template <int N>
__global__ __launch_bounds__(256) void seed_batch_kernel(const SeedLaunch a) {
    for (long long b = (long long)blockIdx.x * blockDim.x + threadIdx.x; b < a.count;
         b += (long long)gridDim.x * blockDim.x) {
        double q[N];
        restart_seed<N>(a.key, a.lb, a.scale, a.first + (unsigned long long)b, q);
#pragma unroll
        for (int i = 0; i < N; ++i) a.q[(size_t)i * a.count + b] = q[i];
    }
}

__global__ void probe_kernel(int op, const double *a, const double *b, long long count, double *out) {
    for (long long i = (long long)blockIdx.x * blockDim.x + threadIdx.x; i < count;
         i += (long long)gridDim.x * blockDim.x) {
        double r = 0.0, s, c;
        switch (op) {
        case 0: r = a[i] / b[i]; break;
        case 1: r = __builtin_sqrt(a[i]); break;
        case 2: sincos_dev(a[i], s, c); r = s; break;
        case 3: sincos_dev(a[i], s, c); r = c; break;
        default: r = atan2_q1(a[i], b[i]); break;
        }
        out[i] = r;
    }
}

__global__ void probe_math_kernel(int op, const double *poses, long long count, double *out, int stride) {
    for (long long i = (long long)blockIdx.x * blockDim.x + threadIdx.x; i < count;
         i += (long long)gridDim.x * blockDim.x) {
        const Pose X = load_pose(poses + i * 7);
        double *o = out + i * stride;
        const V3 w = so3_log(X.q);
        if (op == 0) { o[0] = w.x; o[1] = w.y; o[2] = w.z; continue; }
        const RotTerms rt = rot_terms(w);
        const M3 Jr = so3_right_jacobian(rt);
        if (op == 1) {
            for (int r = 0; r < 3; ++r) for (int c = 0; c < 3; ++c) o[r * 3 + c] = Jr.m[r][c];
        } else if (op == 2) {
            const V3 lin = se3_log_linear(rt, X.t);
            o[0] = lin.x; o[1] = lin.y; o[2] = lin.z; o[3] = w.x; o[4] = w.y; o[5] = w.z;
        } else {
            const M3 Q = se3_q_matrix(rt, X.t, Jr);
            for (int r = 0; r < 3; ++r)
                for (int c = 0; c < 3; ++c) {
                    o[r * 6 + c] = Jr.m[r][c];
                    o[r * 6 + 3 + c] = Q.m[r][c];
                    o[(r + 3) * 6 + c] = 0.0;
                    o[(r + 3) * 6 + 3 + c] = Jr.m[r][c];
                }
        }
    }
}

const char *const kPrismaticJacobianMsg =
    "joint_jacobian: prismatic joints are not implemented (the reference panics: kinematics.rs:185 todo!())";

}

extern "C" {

———

■ WHAT YOU WILL DO:
From the data above, reproduce word for word the lines running from the line with "const V3 w = so3_log(X.q);" to the line with "if (op == 1)", ends included.

■ WRITTEN REPLY:
        const V3 w = so3_log(X.q);
        if (op == 0) { o[0] = w.x; o[1] = w.y; o[2] = w.z; continue; }
        const RotTerms rt = rot_terms(w);
        const M3 Jr = so3_right_jacobian(rt);
        if (op == 1) {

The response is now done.